Il suo fidanzato è un uomo violento, e la giovane racconta le violenze subite. Viene accolta dall’ufficiale di servizio. Quest’ultimo, quasi a banalizzare l’accaduto, non prende nota del racconto della ragazza e non la trattiene per registrare una denuncia o simili. Kyriaki è spaventata e riferisce di avvertire la presenza di lui, che potrebbe seguirla fin lì. L’ufficiale che l’accoglie non sa come gestirla e le riferisce di non avere pattuglie che possano scortarla a casa. Così, lascia la ragazza al suo destino. Kyriaki, appena fuori dal commissariato incontra il suo carnefice. Ricontatta il commissariato, disperata, cercando aiuto. Dice di essersi persa e che lui la sta inseguendo per farle del male. Non chiede più solo di essere scortata ma che qualcuno intervenga in suo soccorso. Dall’altro capo del telefono, l’uomo che avrebbe potuto salvarle la vita le risponde stizzito che “l’auto di pattauglia non è un taxi“. Poco dopo Kyriaki muore pugnalata alla schiena dal fidanzato.
Grosse mobilisation à Athènes à la mémoire de Kyriaki Griva, tuée à la sortie du commissariat où elle avait déposé plainte contre son assassin après s’être vue répondre quand elle demandait une escorte policière que «la voiture de police n’est pas un taxi»pic.twitter.com/CzE6XH6fxj
— Marcel (@realmarcel1) April 5, 2024
Il Paese ora è sotto choc. Non solo perché i fenomeni di violenza domestica sono raddoppiati dal 2020, ma perché la morte della giovane è frutto di una serie di errori grossolani, omissioni, incompetenza e disumanità. I media nazionali, che hanno riportato l’audio disperato di richiesta di aiuto, fanno emergere pian piano la catena umana che ha portato a sottovalutare il caso, agendo nel peggiore dei modi. Kyriaki, infatti, non sarebbe dovita uscire da quel commissariato senza scorta. Ma soprattutto avrebbe dovuto essere soccorsa immediatamente. L’Arma fa quadrato attorno agli agenti coinvolti, citando le norme e i protocolli. Ma dal 2021 tutte le forze dell’ordine nel Paese hanno ricevuto un manuale a uso interno per trattare i casi di violenza domestica. In questo caso emerge, dunque, come i protocolli non siano stati rispettati: è infatti impensabile che né la testimonianza della giovane sia stata trascritta tantomeno i suoi dati personali. L’unica richiesta formale pervenuta risulta quella sull’intenzione di denunciare e far causa. Al suo “no”, e alla richiesta reiterata di essere accompagnata, le era stato risposto semplicemente che era necessario contattare un operatore.

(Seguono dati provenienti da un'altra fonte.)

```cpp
template <int TM, int TN, bool A_KMAJOR, bool B_KMAJOR, bool GATHER_A, bool GATHER_B>
__global__ __launch_bounds__(256) void gemm_f32_kernel(OperandDesc A, OperandDesc B, float* __restrict__ C, long ldc,
                                                        int M, int N, int K, int k_chunk, int gx, int gy, EpiParams ep) {
    int tile_x, tile_y, tile_z;
    {
        const int nblk = gridDim.x, id = blockIdx.x;
        const int q = nblk >> 3, r = nblk & 7, xcd = id & 7, j = id >> 3;
        const int swz = (xcd < r ? xcd * (q + 1) : r * (q + 1) + (xcd - r) * q) + j;
        tile_x = swz % gx;
        tile_y = (swz / gx) % gy;
        tile_z = swz / (gx * gy);
    }
    constexpr int BM = 64 * TM, BN = 64 * TN;
    constexpr int LDA = BM + LDS_PAD, LDB = BN + LDS_PAD;
    constexpr int LDS_FLOATS = (2 * BK * (LDA + LDB) > 4 * 32 * 36) ? 2 * BK * (LDA + LDB) : 4 * 32 * 36;
    __shared__ __attribute__((aligned(16))) float lds[LDS_FLOATS];
    auto As = [&](int buf) -> float* { return lds + buf * (BK * LDA); };
// ... 60 lines not shown
#pragma unroll
        for (int s = 0; s < A_SLOTS; ++s) {
            int slot = tid + s * 256;
            if (!A_KMAJOR) {
                int row = slot / 4, kq = (slot & 3) * 4;
                float* d = As(buf) + kq * LDA + row;
                d[0] = a_reg[s].x; d[LDA] = a_reg[s].y; d[2 * LDA] = a_reg[s].z; d[3 * LDA] = a_reg[s].w;
            } else {
                int k = slot / (BM / 4), rq = (slot % (BM / 4)) * 4;
                *reinterpret_cast<float4*>(As(buf) + k * LDA + rq) = a_reg[s];
            }
        }
#pragma unroll
        for (int s = 0; s < B_SLOTS; ++s) {
            int slot = tid + s * 256;
            if (!B_KMAJOR) {
                int row = slot / 4, kq = (slot & 3) * 4;
                float* d = Bs(buf) + kq * LDB + row;
                d[0] = b_reg[s].x; d[LDB] = b_reg[s].y; d[2 * LDB] = b_reg[s].z; d[3 * LDB] = b_reg[s].w;
            } else {
                int k = slot / (BN / 4), rq = (slot % (BN / 4)) * 4;
                *reinterpret_cast<float4*>(Bs(buf) + k * LDB + rq) = b_reg[s];
            }
        }
    };

    f32x16 acc[TM][TN];
#pragma unroll
    for (int i = 0; i < TM; ++i)
#pragma unroll
        for (int j = 0; j < TN; ++j)
#pragma unroll
            for (int r = 0; r < 16; ++r) acc[i][j][r] = 0.f;

    if (nk > 0) {
        load_tiles(0);
        store_tiles(0);
    }
    __syncthreads();

    const int lrow = lane & 31, lk = lane >> 5;
    for (int kt = 0; kt < nk; ++kt) {
        const int buf = kt & 1;
        if (kt + 1 < nk) load_tiles(kt + 1);
        const float* as = As(buf) + wm * (32 * TM) + lrow;
        const float* bs = Bs(buf) + wn * (32 * TN) + lrow;
#pragma unroll
        for (int kk = 0; kk < BK / 2; ++kk) {
            float a[TM], b[TN];
#pragma unroll
            for (int i = 0; i < TM; ++i) a[i] = as[(kk * 2 + lk) * LDA + i * 32];
#pragma unroll
            for (int j = 0; j < TN; ++j) b[j] = bs[(kk * 2 + lk) * LDB + j * 32];
#pragma unroll
            for (int i = 0; i < TM; ++i)
#pragma unroll
                for (int j = 0; j < TN; ++j)
                    acc[i][j] = __builtin_amdgcn_mfma_f32_32x32x2f32(a[i], b[j], acc[i][j], 0, 0, 0);
        }
        if (kt + 1 < nk) store_tiles(buf ^ 1);
        __syncthreads();
    }

    gemm_epilogue<TM, TN>(acc, lds, C, ldc, M, N, m0, n0, ep, tile_z);
}

template <int TM, int TN, bool AK, bool BKM, bool GA, bool GB>
static int launch(const OperandDesc& A, const OperandDesc& B, float* C, long ldc, int M, int N, int K, int splitk,
                  const EpiParams& ep, hipStream_t st) {
    constexpr int BM = 64 * TM, BN = 64 * TN;
    int kc = oe_cdiv(oe_cdiv(K, splitk), BK) * BK;
    if (kc <= 0) kc = BK;
    int nz = oe_cdiv(K, kc);
    if (nz < 1) nz = 1;
    const int gx = oe_cdiv(N, BN), gy = oe_cdiv(M, BM);
    hipLaunchKernelGGL((gemm_f32_kernel<TM, TN, AK, BKM, GA, GB>), dim3(gx * gy * nz), dim3(256), 0, st, A, B, C, ldc, M, N, K, kc, gx, gy, ep);
    OE_LAUNCH_CHECK("oe_gemm_f32");
    return 0;
}

static bool vec_ok(const void* p, long ld) { return ((uintptr_t)p % 16 == 0) && (ld % 4 == 0); }

extern "C" int oe_gemm_f32(const oe_gemm_args* g, void* stream) {
    OE_REQUIRE(g && g->c && (g->a || (g->a_planes && g->b_planes && g->precision == 6)) && (g->b || (g->a_planes && g->b_planes && g->precision == 6)),
               "oe_gemm_f32: null operand");
    OE_REQUIRE(g->m > 0 && g->n > 0 && g->k >= 0, "oe_gemm_f32: bad shape m=%d n=%d k=%d", g->m, g->n, g->k);
    OE_REQUIRE(g->split_k >= 1, "oe_gemm_f32: split_k must be >= 1");
    OE_REQUIRE(!(g->split_k > 1 && !g->atomic_out), "oe_gemm_f32: split_k > 1 needs atomic_out");
    OE_REQUIRE(!(g->atomic_out && (g->act || g->residual || g->preact_out || g->actgrad_in || g->drop_p > 0.f || g->beta != 1.f)),
               "oe_gemm_f32: atomic_out supports only alpha/bias epilogues");
    OE_REQUIRE(g->drop_p >= 0.f && g->drop_p < 1.f, "oe_gemm_f32: drop_p out of range");
    OE_REQUIRE(g->act == OE_ACT_NONE || g->act == OE_ACT_RELU || g->act == OE_ACT_SWISH,
               "oe_gemm_f32: only relu (1) and swish (2) are fused into the epilogue; apply act %d with oe_act_fwd / oe_act_grad", g->act);
    hipStream_t st = (hipStream_t)stream;
    OperandDesc A{}, B{};
    A.p = g->a; A.ld = g->lda; A.vec_ok = vec_ok(g->a, g->lda);
    B.p = g->b; B.ld = g->ldb; B.vec_ok = vec_ok(g->b, g->ldb);
    const bool ga = g->conv_gather == OE_GATHER_A, gb = g->conv_gather == OE_GATHER_B;
    if (ga || gb) {
        OperandDesc& X = ga ? A : B;
        X.T1 = g->conv_t1; X.F1 = g->conv_f1; X.T2 = g->conv_t2; X.F2 = g->conv_f2; X.C = g->conv_c;
        X.KS = g->conv_k > 0 ? g->conv_k : 3;
        X.S = g->conv_s > 0 ? g->conv_s : 2;
        OE_REQUIRE(X.C > 0 && X.C % 4 == 0, "oe_gemm_f32: conv gather needs C %% 4 == 0");
        const int KH = g->conv_kh > 0 ? g->conv_kh : X.KS;
        OE_REQUIRE(X.T1 >= KH && X.F1 >= X.KS && X.T2 >= 1 && X.F2 >= 1 && X.T2 <= (X.T1 - KH) / X.S + 1 && X.F2 <= (X.F1 - X.KS) / X.S + 1,
                   "oe_gemm_f32: conv gather dims inconsistent");
        OE_REQUIRE(g->conv_kh <= 0 || ga, "oe_gemm_f32: conv_kh is for a gather on A");
        OE_REQUIRE(gb ? (X.T2 == (X.T1 - KH) / X.S + 1 && X.F2 == (X.F1 - X.KS) / X.S + 1) : true, "oe_gemm_f32: conv gather dims inconsistent");
        X.vec_ok = ((uintptr_t)X.p % 16 == 0);
        OE_REQUIRE(ga ? (!g->a_kmajor && g->k == KH * X.KS * X.C) : (g->b_kmajor && g->n == X.KS * X.KS * X.C),
                   "oe_gemm_f32: conv gather layout mismatch");
    }
    EpiParams ep{};
    ep.alpha = g->alpha; ep.alpha_dev = g->alpha_dev; ep.bias = g->bias; ep.act = g->act;
    ep.preact_out = g->preact_out; ep.actgrad_in = g->actgrad_in; ep.ld_aux = g->ld_aux ? g->ld_aux : g->ldc;
    ep.actgrad_bf16 = g->actgrad_bf16;
    OE_REQUIRE(!g->actgrad_bf16 || (g->actgrad_in && g->act == OE_ACT_RELU && !g->preact_out),
               "oe_gemm_f32: actgrad_bf16 is for the ReLU mask (only the sign of the source is read), without preact_out");
    ep.drop_p = g->drop_p; ep.seed = g->seed; ep.seed_dev = g->seed_dev; ep.rowmask = g->rowmask;
    ep.residual = g->residual; ep.ldr = g->ldr ? g->ldr : g->ldc; ep.beta = g->beta; ep.res_row_mod = g->res_row_mod;
    ep.accumulate = g->accumulate; ep.atomic = g->atomic_out; ep.a_colsum = g->a_colsum;
    ep.scatter = g->out_scatter; ep.sc_t1 = g->sc_t1; ep.sc_f1 = g->sc_f1; ep.sc_t2 = g->sc_t2; ep.sc_f2 = g->sc_f2; ep.sc_s = g->sc_s;
    ep.c_planes = (__bf16*)g->c_planes; ep.c_pstride = g->c_plane_stride; ep.ld_cp = g->ldcp ? g->ldcp : g->ldc;
    OE_REQUIRE(!g->c_planes || (!g->atomic_out && !g->accumulate && !g->out_scatter && ep.ld_cp % 4 == 0 && g->c_plane_stride % 4 == 0 &&
                                (((uintptr_t)g->c_planes) & 7) == 0),
               "oe_gemm_f32: c_planes needs a plain (non-atomic, non-scattered) output, 8-byte aligned planes and strides of whole 4-element groups");
    if (g->out_scatter) {
        OE_REQUIRE(!g->atomic_out && !g->accumulate && !g->preact_out && !g->residual && !g->rowmask && g->drop_p <= 0.f,
                   "oe_gemm_f32: out_scatter supports alpha / bias / activation / act-grad epilogues only");
        OE_REQUIRE(g->sc_t2 >= 1 && g->sc_f2 >= 1 && g->sc_s >= 1 && (long)(g->sc_t2 - 1) * g->sc_s < g->sc_t1 && (long)(g->sc_f2 - 1) * g->sc_s < g->sc_f1 &&
                   g->m % ((long)g->sc_t2 * g->sc_f2) == 0, "oe_gemm_f32: out_scatter dims inconsistent");
    }
    OE_REQUIRE(!g->a_colsum || (g->precision != 0 && g->a_kmajor && g->conv_gather != OE_GATHER_A), "oe_gemm_f32: a_colsum needs the bf16 path and a k-major A");
    const int M = g->m, N = g->n, K = g->k, sk = g->split_k;
    OE_REQUIRE(g->precision == 0 || g->precision == 1 || g->precision == 3 || g->precision == 6,
               "oe_gemm_f32: precision must be 0 (fp32), 1 (bf16), 3 (bf16x3) or 6 (bf16x6)");
    OE_REQUIRE(g->conv_korder == 0 || (g->conv_korder == 1 && ga && g->precision == 6 && g->a_planes && g->b_planes && sk <= 1 && A.C % 32 == 0),
               "oe_gemm_f32: conv_korder 1 needs a gather on A, precision 6, pre-split operands, no split of the reduction and C %% 32 == 0");
    if (g->precision == 6 && g->a_planes && g->b_planes) {
        const int r = oe_gemm_pl_try(A, B, g->a_planes, g->a_plane_stride, g->b_planes, g->b_plane_stride, g->c, g->ldc, M, N, K, sk, ep,
                                     g->a_kmajor, g->b_kmajor, ga, gb, st, g->conv_korder, g->planes_k_padded != 0);
        if (r != 1) return r;
        OE_REQUIRE(g->conv_korder == 0, "oe_gemm_f32: conv_korder 1, but the pre-split kernel does not take this problem (M=%d N=%d K=%d) - "
                                        "B is laid out for it alone", M, N, K);
    }
    if (g->precision == 6 && g->b_planes && !g->a_planes && g->a && !ga && !gb && !g->a_kmajor) {
        const int r = oe_gemm_hyb_try(A, B, g->b_planes, g->b_plane_stride, g->c, g->ldc, M, N, K, sk, ep, g->b_kmajor, st);
        if (r != 1) return r;
    }
    OE_REQUIRE(g->a && g->b, "oe_gemm_f32: an operand exists as bf16 planes only, but the pre-split kernel does not take this problem "
                             "(M=%d N=%d K=%d, a_kmajor=%d b_kmajor=%d gather=%d)", M, N, K, g->a_kmajor, g->b_kmajor, g->conv_gather);
    if (g->precision) return oe_gemm_bf16_dispatch(A, B, g->c, g->ldc, M, N, K, sk, ep, g->a_kmajor, g->b_kmajor, ga, gb, g->precision, st);
    const long b22 = (long)oe_cdiv(M, 128) * oe_cdiv(N, 128) * sk, b12 = (long)oe_cdiv(M, 64) * oe_cdiv(N, 128) * sk;
    const int tile = (b22 >= 200 && M >= 128 && N >= 128) ? 22 : (b12 >= 160 && N >= 128) ? 12 : 11;
#define OE_DISPATCH(AK, BKM, GA, GB)                                                                       \
    do {                                                                                                   \
        if (tile == 22) return launch<2, 2, AK, BKM, GA, GB>(A, B, g->c, g->ldc, M, N, K, sk, ep, st);     \
        if (tile == 12) return launch<1, 2, AK, BKM, GA, GB>(A, B, g->c, g->ldc, M, N, K, sk, ep, st);     \
        return launch<1, 1, AK, BKM, GA, GB>(A, B, g->c, g->ldc, M, N, K, sk, ep, st);                     \
    } while (0)
    if (!g->a_kmajor && !g->b_kmajor) { if (ga) { OE_DISPATCH(false, false, true, false); } else { OE_DISPATCH(false, false, false, false); } }
    if (!g->a_kmajor && g->b_kmajor) { OE_DISPATCH(false, true, false, false); }
    if (g->a_kmajor && g->b_kmajor) { if (gb) { OE_DISPATCH(true, true, false, true); } else { OE_DISPATCH(true, true, false, false); } }
    OE_REQUIRE(false, "oe_gemm_f32: layout a_kmajor=1,b_kmajor=0 is not supported");
#undef OE_DISPATCH
}
```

Un altro agente ora ammette di aver assistito addirittura all’omicidio. Raggiunta la scena del crimine avrebbe infatti fatto in tempo a vedere l’assassino aggrappato alla schiena della fidanzata, ma senza comprendere le sue intenzioni e dove avesse le mani. Allontanatosi, avrebbe visto il pugnale affondare nel corpo della ragazza, straziata dal fendente. Pochi secondi e qualche valutazione ulteriore che avrebbero fatto la differenza tra la vita e la morte. Divenuto una piaga dilagante negli ultimi anni, il femminicidio viene trattato anche dal governo di Atene come una vera emergenza sociale. Appena due anni, fa il premier Mitsotakis incitava i cittadini ad avere “fiducia nello Stato”.
Ora quello Stato, per negligenza e superficialità, si è reso protagonista della morte di una vittima che chiedeva aiuto. Pronti alle barricate cittadini, organizzazioni e associazioni. In attesa del processo, l’assassino è stato rinchiuso in un reparto psichiatrico del carcere.
La catena di comando responsable del caso, in attesa del processo, è stata sollevata dall’incarico: dall’ufficiale di turno sino all’operatore del call center.